I believe the IETF has some degree of responsibility to do
at least some reasonable amount of evaluation of an IPR
disclosure - whatever might be the policy regarding the
evaluation of IPR itself.

--
Eric Gray
Principal Engineer
Ericsson  

-----Original Message-----
From: ietf-bounces(_at_)ietf(_dot_)org 
[mailto:ietf-bounces(_at_)ietf(_dot_)org] On 
Behalf Of Simon Josefsson
Sent: Thursday, August 14, 2008 9:30 AM
To: Andrew Sullivan
Cc: ietf(_at_)ietf(_dot_)org
Subject: Re: Removal of IETF patent disclosures?
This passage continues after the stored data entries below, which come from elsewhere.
template <class T, int MODE, bool XUP>
__global__ void __launch_bounds__(kBlock) cg_k1_rows(Csr<T> A, const T* __restrict__ r, const T* __restrict__ p_old,
                                                     T* __restrict__ p_new, T* __restrict__ Ap, CgState<T>* st, T* part,
                                                     unsigned* ticket, DistComm* dc, CgPeers<T> peers, T* __restrict__ x) {
  __shared__ T sm[32];
  if (*(volatile int*)&st->done) return;
  T dacc = T(0);
  bool sent = false;
  const T alpha_prev = st->alpha;
  const bool xup = XUP && st->iter > 0;
  const PVal<T, MODE> pval{r, p_old, st->beta, &peers, peers.mdiag};
  const int stride = gridDim.x * blockDim.x;
  for (int row = blockIdx.x * blockDim.x + threadIdx.x; row < A.n; row += stride) {
    const int kb = A.rowptr[row], ke = A.rowptr[row + 1];
    T acc = T(0);
    for (int k = kb; k < ke; k++) acc = add_rn(acc, mul_rn(A.val[k], pval(A.colind[k])));
    const T pn = pval(row);
    p_new[row] = pn;
    if (MODE == kDist) sent |= peers.push_p(row, pn);
    Ap[row] = acc;
    if (xup) x[row] = add_rn(x[row], mul_rn(alpha_prev, __ldg(&p_old[row])));
    dacc += pn * acc;
  }
  if (MODE == kDist && sent) __threadfence_system();
  T mine[1] = {block_sum(dacc, sm)}, tot[1];
  if (grid_sum_last<T, 1>(mine, part, ticket, sm, tot) && threadIdx.x == 0) {
    if (cg_global_sum(st, MODE == kDist ? dc : nullptr, tot[0])) cg_k1_finalize(st, tot[0]);
  }
}

template <class T, int MODE, bool XK2>
__global__ void __launch_bounds__(kBlock) cg_k2(int n, T* __restrict__ x, T* __restrict__ r, const T* __restrict__ p,
                                                const T* __restrict__ Ap, CgState<T>* st, T* part, unsigned* ticket,
                                                DistComm* dc, const T* __restrict__ mdiag, PushPlan<T> push_r) {
  __shared__ T sm[32];
  if (*(volatile int*)&st->done) return;
  const T alpha = st->alpha, nalpha = -alpha;
  T acc = T(0);
  bool sent = false;
  const int stride = gridDim.x * blockDim.x;
  int i = blockIdx.x * blockDim.x + threadIdx.x;
  for (; i + 3 * stride < n; i += 4 * stride) {
    T xv[4], rv[4], pv[4], av[4];
#pragma unroll
    for (int u = 0; u < 4; u++) {
      const int j = i + u * stride;
      rv[u] = r[j]; av[u] = __ldg(&Ap[j]);
      if (XK2) { xv[u] = x[j]; pv[u] = __ldg(&p[j]); }
    }
#pragma unroll
    for (int u = 0; u < 4; u++) {
      const int j = i + u * stride;
      if (XK2) x[j] = add_rn(xv[u], mul_rn(alpha, pv[u]));
      const T rn = add_rn(rv[u], mul_rn(nalpha, av[u]));
      r[j] = rn;
      if (MODE == kDist) sent |= push_r(j, rn);
      acc += rn * (MODE == kJacobi ? mul_rn(__ldg(&mdiag[j]), rn) : rn);
    }
  }
  for (; i < n; i += stride) {
    const int j = i;
    if (XK2) x[j] = add_rn(x[j], mul_rn(alpha, p[j]));
    const T rn = add_rn(r[j], mul_rn(nalpha, Ap[j]));
    r[j] = rn;
    if (MODE == kDist) sent |= push_r(j, rn);
    acc += rn * (MODE == kJacobi ? mul_rn(__ldg(&mdiag[j]), rn) : rn);
  }
  if (MODE == kDist && sent) __threadfence_system();
  T mine[1] = {block_sum(acc, sm)}, tot[1];
  if (grid_sum_last<T, 1>(mine, part, ticket, sm, tot) && threadIdx.x == 0) {
    if (cg_global_sum(st, dc, tot[0])) cg_k2_finalize(st, tot[0]);
  }
}
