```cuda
int idmvton_choose_gm(int tiles_m, int tiles_n, int bm, int bn, int K);

template <int N> __device__ __forceinline__ void wait_vmcnt() { asm volatile("s_waitcnt vmcnt(%0)" ::"n"(N) : "memory"); }

__device__ __forceinline__ void swap_cols8(const f32x16& c, const int gp, float (&v)[8]) {
#pragma unroll
    for (int j = 0; j < 4; ++j) {
        const auto r = __builtin_amdgcn_permlane32_swap(__float_as_uint(c[8 * gp + j]), __float_as_uint(c[8 * gp + 4 + j]), false, false);
        v[j] = __uint_as_float(r[0]);
        v[4 + j] = __uint_as_float(r[1]);
    }
}

template <typename T, int NI, int MI, int SN, int SM, bool TR>
__device__ __forceinline__ void gemm_epilogue(const GemmParams& p, f32x16 (&acc)[NI][MI], const int m0, const int n0, const int wn, const int wm,
                                              const int lane) {
    typedef typename VT<T>::v4 v4;
    typedef typename VT<T>::v8 v8;
    const int u = lane >> 5, l31 = lane & 31;
    const T* bias = (const T*)p.bias;
    if constexpr (TR) {
        if (p.out8) {
            uint8_t* vt = (uint8_t*)p.vt;
            const int Cv = p.N - p.vt_n0;
#pragma unroll
            for (int ni = 0; ni < NI; ++ni) {
                const int n = n0 + wn * SN + ni * 32 + l31;
                if (n >= p.N) continue;
                const float bv = bias ? (float)bias[n] : 0.f;
#pragma unroll
                for (int mi = 0; mi < MI; ++mi) {
                    const int m = m0 + wm * SM + mi * 32;
                    if (m >= p.M) continue;
                    const int b = m / p.vt_tokens;
                    const int tok = m - b * p.vt_tokens;
                    int4 o;
                    int w[4];
#pragma unroll
                    for (int g = 0; g < 4; ++g)
                        w[g] = pack4_fp8(clamp448((acc[ni][mi][4 * g] + bv) * p.vt8_scale), clamp448((acc[ni][mi][4 * g + 1] + bv) * p.vt8_scale),
                                         clamp448((acc[ni][mi][4 * g + 2] + bv) * p.vt8_scale), clamp448((acc[ni][mi][4 * g + 3] + bv) * p.vt8_scale));
                    o.x = w[0]; o.y = w[1]; o.z = w[2]; o.w = w[3];
                    *(int4*)(vt + ((size_t)(b * Cv + n - p.vt_n0) * p.vt_tokens + (tok & ~63) + 32 * u + ((tok >> 1) & 16))) = o;
                }
            }
            return;
        }
        if (p.vt_perm) {
            T* vt = (T*)p.vt;
            const int Cv = p.N - p.vt_n0;
#pragma unroll
            for (int ni = 0; ni < NI; ++ni) {
                const int n = n0 + wn * SN + ni * 32 + l31;
                if (n >= p.N) continue;
                const float bv = bias ? (float)bias[n] : 0.f;
#pragma unroll
                for (int mi = 0; mi < MI; ++mi)
#pragma unroll
                    for (int gp = 0; gp < 2; ++gp) {
                        const int m = m0 + wm * SM + mi * 32 + 16 * gp;
                        if (m >= p.M) continue;
                        const int b = m / p.vt_tokens;
                        const int tok = m - b * p.vt_tokens + 8 * u;
                        v8 o;
#pragma unroll
                        for (int j = 0; j < 8; ++j) o[j] = (T)(acc[ni][mi][8 * gp + j] + bv);
                        *(v8*)(vt + ((size_t)(b * Cv + n - p.vt_n0) * p.vt_tokens + tok)) = o;
                    }
            }
            return;
        }
        T* vt = (T*)p.vt;
        const int Cv = p.N - p.vt_n0;
#pragma unroll
        for (int ni = 0; ni < NI; ++ni) {
            const int n = n0 + wn * SN + ni * 32 + l31;
            if (n >= p.N) continue;
            const float bv = bias ? (float)bias[n] : 0.f;
#pragma unroll
            for (int mi = 0; mi < MI; ++mi)
#pragma unroll
                for (int g = 0; g < 4; ++g) {
                    const int m = m0 + wm * SM + mi * 32 + 8 * g + 4 * u;
                    if (m >= p.M) continue;
                    const int b = m / p.vt_tokens;
                    int tok = m - b * p.vt_tokens;
                    if (p.vt_perm) tok = (tok & ~12) | ((tok & 4) << 1) | ((tok & 8) >> 1);
                    v4 o;
#pragma unroll
                    for (int j = 0; j < 4; ++j) o[j] = (T)(acc[ni][mi][4 * g + j] + bv);
                    *(v4*)(vt + ((size_t)(b * Cv + n - p.vt_n0) * p.vt_tokens + tok)) = o;
                }
        }
        return;
    }
    T* out = (T*)p.out;
    const T* res = (const T*)p.res;
    const T* rowbias = (const T*)p.rowbias;
    if (p.wide) {
#pragma unroll
        for (int mi = 0; mi < MI; ++mi) {
            const int m = m0 + wm * SM + mi * 32 + l31;
            if (m >= p.M) continue;
            const T* rb = rowbias ? rowbias + (size_t)(m / p.rows_per_group) * p.rowbias_ld : nullptr;
            if (p.mode == IDMVTON_EPI_GEGLU) {
                if constexpr (NI % 2 == 0) {
#pragma unroll
                    for (int pr = 0; pr < NI / 2; ++pr)
#pragma unroll
                        for (int gp = 0; gp < 2; ++gp) {
                            float h[8], gt[8];
                            swap_cols8(acc[2 * pr][mi], gp, h);
                            swap_cols8(acc[2 * pr + 1][mi], gp, gt);
                            const int nh = n0 + wn * SN + pr * 64 + 16 * gp + 8 * u;
                            if (nh + 32 >= p.N) continue;
                            const int jo = ((n0 + wn * SN + pr * 64) >> 1) + 16 * gp + 8 * u;
                            if (bias) {
                                const v8 bh = *(const v8*)(bias + nh), bg = *(const v8*)(bias + nh + 32);
#pragma unroll
                                for (int j = 0; j < 8; ++j) { h[j] += (float)bh[j]; gt[j] += (float)bg[j]; }
                            }
                            v8 o;
#pragma unroll
                            for (int j = 0; j < 8; ++j) o[j] = (T)(h[j] * gelu_erf(gt[j]));
                            *(v8*)(out + (size_t)m * p.ldo + jo) = o;
                        }
                }
                continue;
            }
#pragma unroll
            for (int ni = 0; ni < NI; ++ni) {
#pragma unroll
                for (int gp = 0; gp < 2; ++gp) {
                    float v[8];
                    swap_cols8(acc[ni][mi], gp, v);
                    const int n = n0 + wn * SN + ni * 32 + 16 * gp + 8 * u;
                    if (n >= p.N) continue;
                    if (bias) {
                        if (p.bias32) {
                            const float4* bp = (const float4*)((const float*)p.bias + n);
                            const float4 b0 = bp[0], b1 = bp[1];
                            v[0] += b0.x; v[1] += b0.y; v[2] += b0.z; v[3] += b0.w;
                            v[4] += b1.x; v[5] += b1.y; v[6] += b1.z; v[7] += b1.w;
                        } else {
                            const v8 bb = *(const v8*)(bias + n);
#pragma unroll
                            for (int j = 0; j < 8; ++j) v[j] += (float)bb[j];
                        }
                    }
                    if (rb) {
// ... 120 lines not shown
```

### idm-vton_amd/csrc/gemm_conv.hip

```cpp
#include <cstdlib>
#include <cstring>
#include <vector>
#include "gemm_body.cuh"

int launch_gemm_lin(const GemmParams& p, bool bf16, int bm, int form, int grid_cap, hipStream_t st);

#include <map>
#include <mutex>
#include <tuple>
int idmvton_choose_gm(int tiles_m, int tiles_n, int bm, int bn, int K) {
    static const char* env = getenv("IDMVTON_GM");
    if (env) return atoi(env);
    static const bool model = getenv("IDMVTON_GM_MODEL") && atoi(getenv("IDMVTON_GM_MODEL")) != 0;
    if (!model) return 0;
    static std::mutex mu;
    static std::map<std::tuple<int, int, int, int, int>, int> cache;
    const auto key = std::make_tuple(tiles_m, tiles_n, bm, bn, K);
    std::lock_guard<std::mutex> lk(mu);
    auto it = cache.find(key);
    if (it != cache.end()) return it->second;
    const int T = tiles_m * tiles_n, q = T / 8, r = T % 8;
    static const long cap = getenv("IDMVTON_GM_CAP_KB") ? atol(getenv("IDMVTON_GM_CAP_KB")) << 10 : (2l << 20);
    long best = -1; int best_gm = 0;
    for (int gm = 1; gm <= tiles_m; ++gm) {
// ... 12 lines not shown
                if (!ns[tn]) { ns[tn] = 1; ++cn; }
            }
            (void)m_lo; (void)m_hi;
            cost += (long)cm * bm + (long)cn * bn;
        }
        if (best < 0 || cost < best) { best = cost; best_gm = gm; }
    }
    cache[key] = best_gm;
    return best_gm;
}

static int launch_gemm(const GemmParams& p0, bool bf16, int variant, int bn, int bm, bool lin, hipStream_t st) {
    GemmParams p = p0;
    int form = 0;
    int grid_cap = 0;
    if (variant == 5) { form = bm & 15; grid_cap = (bm & 0x4000) ? 5 : 0; bm &= ~(15 | 0x4000); }
    p.tiles_n = (p.N + bn - 1) / bn;
    p.tiles_m = (p.M + bm - 1) / bm;
    int rc = 1;
    if (p.mode == IDMVTON_EPI_XATTN) {
        if (bm != 64 && p.xa.tokens % 64 != 0) {
            bm = 64;
            p.tiles_m = (p.M + bm - 1) / bm;
        }
        if (gemm_tiles_xattn(p, bf16, bn, bm, variant == 6 && bn == 128 && bm == 128, st))
            return idmvton_set_error(IDMVTON_E_ARG, "gemm_conv: IDMVTON_EPI_XATTN runs on the 128x64, 128x128 and 128x256 tiles (got %dx%d)", bn, bm);
        CHECK_LAUNCH("gemm_conv");
        return IDMVTON_OK;
    }
    if (variant == 0) rc = gemm_tiles_v0(p, bf16, bn, bm, lin, st);
    else if (variant == 1) rc = gemm_tiles_v1(p, bf16, bn, bm, lin, st);
    else if (variant == 2) rc = gemm_tiles_v2(p, bf16, bn, bm, lin, st);
    else if (variant == 5) {
        if (!(bn == 256 && (bm == 256 || bm == 192))) return idmvton_set_error(IDMVTON_E_ARG, "gemm_conv: variant 5 is the 256x256 / 256x192 tile");
        if (lin) rc = launch_gemm_lin(p, bf16, bm, form, grid_cap, st);
        else if (bm == 256) rc = gemm_tiles_v1(p, bf16, 256, 256, lin, st);
        else {
            p.tiles_n = (p.N + 127) / 128; p.tiles_m = (p.M + 255) / 256;
            rc = gemm_tiles_v1(p, bf16, 128, 256, lin, st);
        }
    } else if (variant == 6) {
        const int form6 = bm & 15;
        bm &= ~15;
        p.tiles_m = (p.M + bm - 1) / bm;
        if (bn == 320 && (p.vt || !p.wide || p.out8 || p.mode == IDMVTON_EPI_GEGLU)) {
            const int fbn = bn == 320 ? 128 : bn, fbm = bn == 320 ? 256 : bm;
            p.tiles_n = (p.N + fbn - 1) / fbn;
            p.tiles_m = (p.M + fbm - 1) / fbm;
            rc = gemm_tiles_v1(p, bf16, fbn, fbm, lin, st);
        } else rc = gemm_tiles_w8(p, bf16, bn, bm, form6, lin, st);
    } else return idmvton_set_error(IDMVTON_E_ARG, "gemm_conv: unknown variant %d", variant);
    if (rc) return idmvton_set_error(IDMVTON_E_ARG, "gemm_conv: variant %d has no %dx%d tile", variant, bn, bm);
    CHECK_LAUNCH("gemm_conv");
    return IDMVTON_OK;
}
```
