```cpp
int fd_debug_conv_tf32x3_plan(int kind, int ksize, int h, int w, int n, int c_in, int c_out, int upsample, int n_sms,
                              int* out, int cap);

int fd_metrics_accumulate(const void* pred_dev, const float* target_dev, int dtype, int n, int hw,
                          double* sums_dev, int device, void* stream);

int fd_nyu_val_gather(const uint8_t* rgb_dev, const float* depth_dev, const int* rows_dev, const int* cols_dev,
                      int n, int h_in, int w_in, int out_h, int out_w, int dtype,
                      void* x_dev, float* target_dev, int device, void* stream);

void fd_plan_destroy(fd_plan* plan);

const char* fd_last_error(void);
int fd_abi_version(void);

#ifdef __cplusplus
}
#endif
#endif
```

Before: 55680.

## Fuse stem conv and first two depthwise-pointwise blocks into one tensor-core kernel

Adds a front kernel that computes the stride-2 stem conv and the next two dw+pw blocks per 8x8 output tile entirely in shared memory. It uses a TMA input load, WGMMA pointwise GEMMs and halo recomputation, and enables it by default for f16/bf16 FastDepth shapes. The aim is to remove the global-memory round trips and launches between the three earliest, most bandwidth-heavy stages. In exchange it recomputes halo regions, needs a large shared-memory footprint that limits occupancy to two CTAs per SM, and still writes every intermediate output to global memory.

```diff
diff --git a/fastdepth_b200/_lib.py b/fastdepth_b200/_lib.py
--- a/fastdepth_b200/_lib.py
+++ b/fastdepth_b200/_lib.py
@@ -46,6 +46,8 @@
                                            _c_int_p, _c_int_p]),
     'fd_debug_block_plan': (ctypes.c_int, [ctypes.c_int] * 8 + [_c_int_p, ctypes.c_int]),
     'fd_debug_conv_plan': (ctypes.c_int, [ctypes.c_int] * 7 + [_c_int_p, ctypes.c_int]),
+    'fd_debug_front_plan': (ctypes.c_int, [_vp, ctypes.c_int, ctypes.c_int, ctypes.c_int, ctypes.c_int, ctypes.c_int,
+                                           _c_int_p, ctypes.c_int]),
     'fd_debug_convt_plan': (ctypes.c_int, [ctypes.c_int] * 8 + [_c_int_p, ctypes.c_int]),
     'fd_debug_pw_tf32x3_plan': (ctypes.c_int, [ctypes.c_int] * 7 + [_c_int_p, ctypes.c_int]),
     'fd_debug_pw_plan': (ctypes.c_int, [ctypes.c_int] * 7 + [_c_int_p, ctypes.c_int]),
diff --git a/fastdepth_b200/build.py b/fastdepth_b200/build.py
--- a/fastdepth_b200/build.py
+++ b/fastdepth_b200/build.py
@@ -5,7 +5,7 @@
 HERE = os.path.dirname(os.path.abspath(__file__))
 CSRC = os.path.join(HERE, 'csrc')
 LIB = os.path.join(HERE, 'libfastdepth_b200.so')
-SOURCES = ('fd_api.cu', 'fd_kernels_simt.cu', 'fd_block_tc.cu', 'fd_chain_tc.cu', 'fd_stem_tc.cu', 'fd_conv_tc.cu',
+SOURCES = ('fd_api.cu', 'fd_kernels_simt.cu', 'fd_block_tc.cu', 'fd_chain_tc.cu', 'fd_stem_tc.cu', 'fd_front_tc.cu', 'fd_conv_tc.cu',
            'fd_metrics.cu')
 NVCC_FLAGS = ['-gencode', 'arch=compute_90a,code=sm_90a', '-O3', '-lineinfo', '-std=c++17',
               '-Xcompiler', '-fPIC']
diff --git a/fastdepth_b200/csrc/fd_api.cu b/fastdepth_b200/csrc/fd_api.cu
--- a/fastdepth_b200/csrc/fd_api.cu
+++ b/fastdepth_b200/csrc/fd_api.cu
@@ -59,6 +59,17 @@
 int stem_tc_launch(StemTcPlan* sp, const void* x, cudaStream_t st);
 void stem_tc_destroy(StemTcPlan* sp);
 const char* stem_tc_name(StemTcPlan* sp);
+struct FrontTcPlan;
+bool front_tc_shape_ok(int dtype, const StageGeom& g0, const StageGeom& g1, const StageGeom& g2);
+int front_tc_items(int n, int h, int w);
+void front_tc_layout(int* out);
+int front_tc_prepare(int dtype, const StageGeom& g0, const StageGeom& g1, const StageGeom& g2, const float* w27,
+                     const float* sc0, const float* bi0, const BlockArgs& a1, const BlockArgs& a2, void* out0,
+                     const TcLaunchOpts& opts, FrontTcPlan** res);
+int front_tc_launch(FrontTcPlan* fp, const void* x, cudaStream_t st);
+void front_tc_destroy(FrontTcPlan* fp);
+const char* front_tc_name(FrontTcPlan* fp);
+size_t front_tc_param_bytes(FrontTcPlan* fp);
 struct ConvTcPlan;
 bool conv_tc_supported(int dtype, const StageGeom& g, int kind);
 int conv_tc_prepare(int dtype, int kind, const StageGeom& g, const void* in, const void* w, const float* scale_dev,
@@ -114,6 +125,7 @@
     StemTcPlan* stc = nullptr;
     ConvTcPlan* ctc = nullptr;
     ChainTcPlan* chain = nullptr;
+    FrontTcPlan* front = nullptr;
     int chained = 0;
     void* out_eff = nullptr;
 };
@@ -154,6 +166,7 @@
     int opt_cluster = 1;
     int opt_tf32x3 = 0;
     int opt_unfuse = 1;
+    int opt_front = 1;
     size_t workspace_bytes = 0;
     size_t split_bytes = 0;
     struct PipeSlot { void* x = nullptr; void* y = nullptr; cudaEvent_t up = nullptr, done = nullptr, down = nullptr; bool busy = false; };
@@ -205,6 +218,7 @@
         if (r.stc) stem_tc_destroy(r.stc);
         if (r.ctc) conv_tc_destroy(r.ctc);
         if (r.chain) chain_tc_destroy(r.chain);
+        if (r.front) front_tc_destroy(r.front);
     }
     delete ss;
 }
@@ -318,6 +332,14 @@
     return FD_OK;
 }
 
+static bool front_route_ok(const fd_stage_desc* D, int ns, int dtype, const std::vector<StageShape>& S) {
+    if (ns < 4 || D[0].kind != FD_STAGE_STEM || D[1].kind != FD_STAGE_DWPW || D[2].kind != FD_STAGE_DWPW) return false;
+    if (D[1].skip_src >= 0 || D[2].skip_src >= 0) return false;
+    for (int j = 3; j < ns; ++j)
+        if (D[j].skip_src >= 0 && D[j].skip_src <= 2 && D[j].skip_mode) return false;
+    return front_tc_shape_ok(dtype, S[0].g, S[1].g, S[2].g);
+}
+
 static int build_steps(fd_plan* p, int n, int h, int w, StepSet* ss) {
     const int ns = (int)p->stages.size();
     const double es = (double)dtype_size(p->dtype);
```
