static int attach_slots(const rt_ctx* ctx, PerDevice& p, TraceArgs& a, hipStream_t s) {
    a.q_slots = nullptr;
    a.split_bounce = 0;
    if (!p.scene.n_layouts || ctx->split_bounce <= 0 || ctx->split_bounce >= a.max_bounces || a.ext || a.diag ||
        a.counters)
        return RT_OK;
    const int tw_w = 8 << a.wave_tile, th_w = 8 >> a.wave_tile, bw = std::max(1, a.block_waves);
    const long long waves = (long long)((a.tw + bw * tw_w - 1) / (bw * tw_w)) * bw *
                            ((a.th + th_w - 1) / th_w) * (long long)a.n_frames;
    if (waves > (1 << 24) || (size_t)waves * 64 * 48 > kSplitSlotBytes) return RT_OK;
    PerDevice::Slots* q = nullptr;
    for (auto& x : p.slots)
        if (x.s == s) { q = &x; break; }
    if (!q || q->waves < waves) {
        if (q) {
            RT_HIP_CHECK(hipStreamSynchronize(s));
            (void)hipFree(q->base);
            q->base = nullptr;
            q->waves = 0;
        } else {
            p.slots.push_back(PerDevice::Slots{s, nullptr, 0, 0});
            q = &p.slots.back();
        }
        size_t tb = 0;
        RT_HIP_CHECK(rocprim::exclusive_scan(nullptr, tb, (const unsigned*)nullptr, (unsigned*)nullptr, 0u,
                                             (size_t)waves, rocprim::plus<unsigned>()));
        void* base = nullptr;
        const size_t bytes = (size_t)waves * 64 * 48 + 2 * ((size_t)waves * 4 + 256) + tb + 256;
        RT_HIP_CHECK(hipMalloc(&base, bytes));
        q->base = static_cast<char*>(base);
        q->waves = (int)waves;
        q->temp_bytes = tb;
    }
    a.split_bounce = ctx->split_bounce;
    a.q_slots = reinterpret_cast<float4*>(q->base);
    a.q_count = reinterpret_cast<unsigned*>(q->base + (size_t)q->waves * 64 * 48);
    a.q_prefix = reinterpret_cast<unsigned*>(reinterpret_cast<char*>(a.q_count) + (size_t)q->waves * 4 + 256);
    a.q_temp = reinterpret_cast<char*>(a.q_prefix) + (size_t)q->waves * 4 + 256;
    a.q_temp_bytes = q->temp_bytes;
    a.q_waves = q->waves;
    a.q_grid = std::max(1, p.n_cu * 32);
    return RT_OK;
}

static int launch(const rt_ctx* ctx, PerDevice& p, const TraceArgs& a_in, hipStream_t s) {
    TraceArgs a = a_in;
    if (int rq = attach_slots(ctx, p, a, s)) return rq;
    const bool plain = !a.counters && !a.diag;
    int nk = 1;
    if (!ctx->graph || s == nullptr || a.counters || a.diag || !a.aux_stream) {
        RT_HIP_CHECK(launch_trace(a, s, &nk));
        if (plain) p.plain_kernels += (uint64_t)nk;
        return RT_OK;
    }
    std::vector<uint64_t> key = launch_key(a, s);
    for (auto& g : p.graphs)
        if (g.key == key) {
            RT_HIP_CHECK(hipGraphLaunch(g.exec, s));
            p.plain_kernels += g.kernels;
            return RT_OK;
        }
    hipGraph_t graph = nullptr;
    RT_HIP_CHECK(hipStreamBeginCapture(s, hipStreamCaptureModeThreadLocal));
    const hipError_t le = launch_trace(a, s, &nk);
    const hipError_t ce = hipStreamEndCapture(s, &graph);
    if (le != hipSuccess || ce != hipSuccess) {
        if (graph) (void)hipGraphDestroy(graph);
        set_error("graph capture: %s", hipGetErrorString(le != hipSuccess ? le : ce));
        return RT_ERR_HIP;
    }
    hipGraphExec_t exec = nullptr;
    const hipError_t ie = hipGraphInstantiate(&exec, graph, nullptr, nullptr, 0);
    (void)hipGraphDestroy(graph);
    if (ie != hipSuccess) { set_error("graph instantiate: %s", hipGetErrorString(ie)); return RT_ERR_HIP; }
    if (p.graphs.size() >= kMaxGraphs) {
        const size_t k = p.graph_next++ % kMaxGraphs;
        (void)hipGraphExecDestroy(p.graphs[k].exec);
        p.graphs[k] = PerDevice::Graph{std::move(key), exec, nk};
    } else {
        p.graphs.push_back(PerDevice::Graph{std::move(key), exec, nk});
    }
    RT_HIP_CHECK(hipGraphLaunch(exec, s));
    p.plain_kernels += (uint64_t)nk;
    return RT_OK;
}
// ... 1665 lines not shown
    return {name, field, 0, -1, 3, {a, b, c}};
}
static const Option kOptions[] = {
    in_range("coop_lanes", &rt_ctx::coop_lanes, -1, 64),
    in_range("solo_lanes", &rt_ctx::solo_lanes, -1, 64),
    in_range("extensions", &rt_ctx::ext, 0, 15),
    one_of("new_sample", &rt_ctx::new_sample, 0, 1),
    one_of("walk", &rt_ctx::walk, 0, 2),
    one_of("coop_window", &rt_ctx::coop_window, 0, 32, 64),
    one_of("coop_walk", &rt_ctx::coop_walk, 0, 1),
    one_of("block_waves", &rt_ctx::block_waves, 1, 4),
    one_of("heavy_first", &rt_ctx::heavy_first, 0, 1),
    in_range("heavy_tiles", &rt_ctx::heavy_tiles, -1, 1 << 20),
    in_range("heavy_factor", &rt_ctx::heavy_factor, 10, 100000),
    one_of("heavy_pixels", &rt_ctx::heavy_pixels, 0, 1),
    in_range("heavy_pixel_factor", &rt_ctx::heavy_pixel_factor, 1, 100000),
    one_of("reuse_order", &rt_ctx::reuse_order, 0, 1),
    in_range("heavy_cap", &rt_ctx::heavy_cap, 1, 100),
    in_range("async_slots", &rt_ctx::async_slots, 1, kMaxSlots),
    one_of("copy_streams", &rt_ctx::copy_streams, 1, 2),
    in_range("concurrent_launches", &rt_ctx::concurrent_launches, 1, 64),
    one_of("learn_cost", &rt_ctx::learn_cost, 0, 1),
    one_of("order_frames", &rt_ctx::order_frames, 0, 1),
    in_range("order_split", &rt_ctx::order_split, 0, 100),
    one_of("learn_alone", &rt_ctx::learn_alone, 0, 1),
    in_range("xcd_order", &rt_ctx::xcd_order, 0, 4096),
    in_range("accel_octants", &rt_ctx::accel_octants, 0, 7),
    one_of("learn_device", &rt_ctx::learn_device, 0, 1),
    in_range("leaf_align", &rt_ctx::leaf_align, 0, 2),
    one_of("accel", &rt_ctx::accel, 0, 1, 8),
    one_of("accel_half", &rt_ctx::accel_half, 0, 1),
    one_of("accel_wide", &rt_ctx::accel_wide, 0, 1),
    in_range("split_bounce", &rt_ctx::split_bounce, 0, 64),
    in_range("heavy_stream", &rt_ctx::heavy_stream, 0, 2),
    one_of("graph", &rt_ctx::graph, 0, 1),
    one_of("diag", &rt_ctx::diag, 0, 1),
    in_range("wave_tile", &rt_ctx::wave_tile, -1, 3),
    in_range("denoise_kernel", &rt_ctx::denoise_kernel, 0, 2),
    in_range("denoise_pass", &rt_ctx::denoise_pass, -1, 5),
    in_range("temporal_tile", &rt_ctx::temporal_tile, 0, 2),
    in_range("variance_stage", &rt_ctx::variance_stage, -1, 0),
};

Andrew Sullivan <ajs(_at_)commandprompt(_dot_)com> writes:

On Thu, Aug 14, 2008 at 09:25:42AM +0200, Simon Josefsson wrote:

request should be well established.  I can think of at 
least two reasons
that are valid:

* Exact duplicates
* Spam

As soon as you have evaluated the claim, even for "exact 
duplication"
or "it's spam", haven't you done exactly what the pages claim not to
do (take a position on the validity of the claim)?  I know 
that sounds
silly, but it seems to me that any evaluation _at all_ is
automatically a contravention of what the pages say the 
IETF does.  If
the pages are just a list of claims, including bogus ones, then the
IETF has taken no position at all.  As soon as some of them 
have been
evaluated, we're at the top of a slippery slope, I think.

That's a safer position, yes, but I suspect it will be completely
unusable quickly because of spam.

I can't find anything about permitting anonymous patent disclosures to
the IETF, so I think it would be possible to require some human
interaction with the submitter, to verify his identity, before a
disclosure is posted.  Contacting a company's counsel when feasible
would also help.  I don't think this would violate the requirement not
to validate claims -- we are not validating the claims, but just
validating the person notifying the IETF.

This sounds somewhat complex though, so maybe it is overkill.